» **DATA PROVIDED**

+++

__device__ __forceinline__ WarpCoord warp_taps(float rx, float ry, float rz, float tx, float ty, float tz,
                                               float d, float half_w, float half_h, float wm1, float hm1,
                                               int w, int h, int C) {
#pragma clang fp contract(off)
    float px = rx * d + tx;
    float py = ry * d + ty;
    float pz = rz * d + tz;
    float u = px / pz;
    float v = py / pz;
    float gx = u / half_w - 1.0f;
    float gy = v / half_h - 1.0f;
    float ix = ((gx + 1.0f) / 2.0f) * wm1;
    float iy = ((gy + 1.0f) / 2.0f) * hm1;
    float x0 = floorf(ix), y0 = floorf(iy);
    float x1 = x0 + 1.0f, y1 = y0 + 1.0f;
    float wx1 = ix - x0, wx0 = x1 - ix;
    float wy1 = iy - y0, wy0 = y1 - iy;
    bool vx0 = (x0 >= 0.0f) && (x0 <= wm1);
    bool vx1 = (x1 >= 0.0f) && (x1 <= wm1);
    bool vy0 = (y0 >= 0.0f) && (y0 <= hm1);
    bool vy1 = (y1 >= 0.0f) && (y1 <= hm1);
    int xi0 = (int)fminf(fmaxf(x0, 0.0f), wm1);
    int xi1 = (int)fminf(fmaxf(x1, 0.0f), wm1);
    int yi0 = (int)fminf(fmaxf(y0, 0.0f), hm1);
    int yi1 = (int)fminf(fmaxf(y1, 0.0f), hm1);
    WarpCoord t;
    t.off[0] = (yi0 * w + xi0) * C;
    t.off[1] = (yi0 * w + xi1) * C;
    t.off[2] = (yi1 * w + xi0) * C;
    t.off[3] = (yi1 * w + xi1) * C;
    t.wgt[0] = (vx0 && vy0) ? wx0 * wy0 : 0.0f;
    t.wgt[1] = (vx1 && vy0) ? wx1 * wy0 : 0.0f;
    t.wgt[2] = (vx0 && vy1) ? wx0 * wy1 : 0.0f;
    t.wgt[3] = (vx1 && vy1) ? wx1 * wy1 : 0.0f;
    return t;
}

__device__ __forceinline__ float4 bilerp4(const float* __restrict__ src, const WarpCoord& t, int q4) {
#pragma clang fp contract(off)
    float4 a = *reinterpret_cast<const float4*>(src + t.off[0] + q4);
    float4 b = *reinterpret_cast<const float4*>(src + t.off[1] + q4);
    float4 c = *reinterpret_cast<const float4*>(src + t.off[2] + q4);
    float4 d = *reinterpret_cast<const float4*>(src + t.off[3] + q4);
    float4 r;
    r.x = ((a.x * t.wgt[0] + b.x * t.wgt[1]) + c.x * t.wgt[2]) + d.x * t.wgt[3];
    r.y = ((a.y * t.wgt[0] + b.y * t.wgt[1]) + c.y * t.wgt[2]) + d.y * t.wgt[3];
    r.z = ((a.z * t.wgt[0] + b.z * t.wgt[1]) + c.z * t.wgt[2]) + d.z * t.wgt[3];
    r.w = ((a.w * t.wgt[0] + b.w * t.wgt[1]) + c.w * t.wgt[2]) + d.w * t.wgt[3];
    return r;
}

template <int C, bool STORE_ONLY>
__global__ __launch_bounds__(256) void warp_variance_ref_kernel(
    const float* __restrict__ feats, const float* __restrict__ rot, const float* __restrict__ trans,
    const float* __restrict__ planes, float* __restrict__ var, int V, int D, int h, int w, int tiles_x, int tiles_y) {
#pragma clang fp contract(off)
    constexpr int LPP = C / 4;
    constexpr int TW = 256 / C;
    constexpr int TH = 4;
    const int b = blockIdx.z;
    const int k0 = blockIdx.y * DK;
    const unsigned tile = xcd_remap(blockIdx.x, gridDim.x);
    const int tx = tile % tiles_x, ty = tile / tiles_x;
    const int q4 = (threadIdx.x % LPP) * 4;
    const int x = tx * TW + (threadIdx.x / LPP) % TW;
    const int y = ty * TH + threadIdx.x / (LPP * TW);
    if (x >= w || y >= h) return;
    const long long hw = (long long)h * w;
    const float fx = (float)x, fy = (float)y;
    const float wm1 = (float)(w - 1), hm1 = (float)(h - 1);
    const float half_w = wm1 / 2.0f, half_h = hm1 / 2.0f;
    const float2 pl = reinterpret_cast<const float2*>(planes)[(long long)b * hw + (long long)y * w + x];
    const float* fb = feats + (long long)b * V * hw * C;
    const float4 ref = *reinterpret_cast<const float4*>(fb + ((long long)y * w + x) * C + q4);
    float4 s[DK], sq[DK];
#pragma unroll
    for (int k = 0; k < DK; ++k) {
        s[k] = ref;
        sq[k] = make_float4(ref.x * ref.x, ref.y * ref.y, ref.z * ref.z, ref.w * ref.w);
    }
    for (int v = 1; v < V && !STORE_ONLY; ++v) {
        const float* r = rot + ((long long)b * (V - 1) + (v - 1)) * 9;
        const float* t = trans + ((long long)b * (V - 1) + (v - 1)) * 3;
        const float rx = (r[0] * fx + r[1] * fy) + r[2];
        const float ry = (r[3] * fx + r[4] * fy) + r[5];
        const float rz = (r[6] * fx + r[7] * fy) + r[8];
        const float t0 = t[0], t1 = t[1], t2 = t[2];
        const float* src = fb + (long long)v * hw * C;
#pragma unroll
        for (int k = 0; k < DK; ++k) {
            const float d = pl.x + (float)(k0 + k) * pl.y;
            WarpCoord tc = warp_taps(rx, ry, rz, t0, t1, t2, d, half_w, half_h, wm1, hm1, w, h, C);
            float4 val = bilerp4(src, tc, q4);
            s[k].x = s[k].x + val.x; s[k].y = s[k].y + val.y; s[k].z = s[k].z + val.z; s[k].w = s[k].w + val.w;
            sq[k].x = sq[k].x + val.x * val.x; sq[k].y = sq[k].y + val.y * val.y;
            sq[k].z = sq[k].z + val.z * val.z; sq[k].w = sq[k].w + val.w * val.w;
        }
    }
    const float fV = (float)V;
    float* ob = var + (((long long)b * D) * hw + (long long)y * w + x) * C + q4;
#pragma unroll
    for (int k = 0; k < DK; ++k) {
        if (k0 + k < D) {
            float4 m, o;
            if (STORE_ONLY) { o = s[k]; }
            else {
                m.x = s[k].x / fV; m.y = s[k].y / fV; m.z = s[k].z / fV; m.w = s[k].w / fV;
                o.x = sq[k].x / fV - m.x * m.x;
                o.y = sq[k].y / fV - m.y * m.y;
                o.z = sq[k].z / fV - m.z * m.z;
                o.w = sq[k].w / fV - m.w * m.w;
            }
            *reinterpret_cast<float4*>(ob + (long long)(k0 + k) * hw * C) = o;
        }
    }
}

+++

Keep both end lines and retype everything in the records above from the line containing "const float half_w" through the line containing "s[k] = ref;", exactly, with nothing else.

» **WRITTEN RESPONSE**
    const float half_w = wm1 / 2.0f, half_h = hm1 / 2.0f;
    const float2 pl = reinterpret_cast<const float2*>(planes)[(long long)b * hw + (long long)y * w + x];
    const float* fb = feats + (long long)b * V * hw * C;
    const float4 ref = *reinterpret_cast<const float4*>(fb + ((long long)y * w + x) * C + q4);
    float4 s[DK], sq[DK];
#pragma unroll
    for (int k = 0; k < DK; ++k) {
        s[k] = ref;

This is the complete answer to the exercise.